Philosophical Reflections

Beyond the technical talks, ICLR featured several thought-provoking discussions on AI, human intelligence, and psychology. These sessions grappled with fundamental questions about what we’re building and where it’s headed.

One recurring theme was the relationship between artificial and biological intelligence. As our AI systems become more capable, are they converging on similar computational strategies to human cognition, or discovering fundamentally alien approaches to problem-solving? The jury is still out, but the question itself reflects how far the field has come.

Another set of talks focused on AI safety and alignment, particularly “unlearning” techniques for removing harmful capabilities from trained models. As models become more powerful, ensuring they can’t be easily jailbroken to produce harmful outputs becomes increasingly critical. The technical approaches discussed ranged from improved training set filtering to post-hoc unlearning procedures, though no silver bullet has emerged.

Closing Thoughts

ICLR 2025 showcased a field in transition. The move from passive models to active agents, the increasing sophistication of multimodal integration, and the maturation of contrastive learning approaches all point toward AI systems that are more flexible, more powerful, and more practically useful than ever before.

Yet the conference also highlighted persistent challenges: the data quality bottleneck, the difficulty of proper evaluation, and the gap between impressive demos and production systems. The most successful applications will likely come from groups that can address both the algorithmic and the data generation sides of the equation.

For computational biologists and drug discovery researchers, the message is clear: sophisticated AI tools are becoming increasingly accessible (you can run TxGemma on a single GPU!), but generating the right data to train and validate these tools remains the critical challenge. The next AlphaFold won’t come from a better architecture alone - it will require the next PDB.
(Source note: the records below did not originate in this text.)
-                            const int nu = phi >> 2;
-                            if ((nu & 1) == 0) {
-                                if (active) clsmall = (clsmall & ~(0xFull << 4)) | ((u64)X << 4);
-                            } else {
-                                update_c(4, X, nu);
-                            }
-                            wave_mem_fence();
-                            t += 3;
-                            phi += 3;
-                            ctl_next = ctl_r1;
-                            r1_done = true;
-                            R1_CNT_COMMIT
-                        } else {
-                            R1_CNT_DISCARD
-                        }
-                        PROF(28)
-                    }
-                    }
-#endif
                 } else {
                 double pf0 = __builtin_nan(""), pf1 = __builtin_nan("");
                 if (active) {
@@ -413,6 +351,135 @@
                 }
                 PROF(21)
                 }
+#if POLAR_R1
+                if constexpr (ED && !LAT && GS == 32) {
+                bool r1_go = false;
+                if ((ctl & 0x600u) && !prof_r1_off) {
+                    r1_go = fast;
+#if POLAR_R1_RANK
+                    if (!fast && !prof_rank_off) r1_go = ((__builtin_amdgcn_sicmp(nact, 0, 32) | __builtin_amdgcn_sicmp(nact, L, 32)) == ~0ull);
+#endif
+                }
+                if (r1_go) {
+                    PROF_CNT(29, 1)
+                    if (!fast) { PROF_CNT(36, 1) R1_CNT(2) }
+                    const uint32_t ctl_r1 = ctlp[phi + 4 < N ? phi + 4 : 0];
+                    double lf[3] = {0.0, 0.0, 0.0};
+                    double gq = gacc;
+                    if (active) {
+                        const double *yq = lds_llr + (size_t)1 * 64 + gbase + pL.get(1), *xq = lds_llr + (size_t)3 * 64 + gbase + pL.get(2);
+                        const double y0 = yq[0], y1 = yq[64], x0 = xq[0], x1 = xq[64], x2 = xq[128], x3 = xq[192];
+                        const unsigned s0 = ubit << 31;
+                        lf[0] = g_node_e(y0, y1, s0, tb);
+                        const unsigned s1 = (unsigned)__double2hiint(lf[0]);
+                        const double z0 = g_node_e(x0, x2, s0 ^ s1, tb), z1 = g_node_e(x1, x3, s1, tb);
+                        lf[1] = f_node_e_acc(z0, z1, gq);
+                        lf[2] = g_node_e(z0, z1, (unsigned)__double2hiint(lf[1]), tb);
+                    }
+                    double pmq = pm;
+                    auto tests = [&](const auto &lv, u64 m_one, uint32_t &uq) -> bool {
+                        constexpr int CNT = (int)(sizeof(lv) / sizeof(double));
+                        u64 m_lt = ~0ull;
+                        uq = 0;
+#pragma unroll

Singapore provided an awesome setting for the conference: The city’s blend of natural beauty, cutting-edge architecture, and vibrant culture somehow felt fitting for a conference looking toward the future of technology. Between sessions, I could explore hawker centers with incredible Asian cuisine, walk through tropical gardens, or simply marvel at the engineering achievement that is Marina Bay Sands.

Signapore food

The field of deep learning continues to move at a breathtaking pace. If ICLR 2025 is any indication, the next few years should bring AI agents that can meaningfully accelerate scientific discovery - but only if we can match our computational architecture with new sophisticated experimental approaches to generating high-quality data at scale.

Looking forward to my next conference already - maybe ICLR 2026!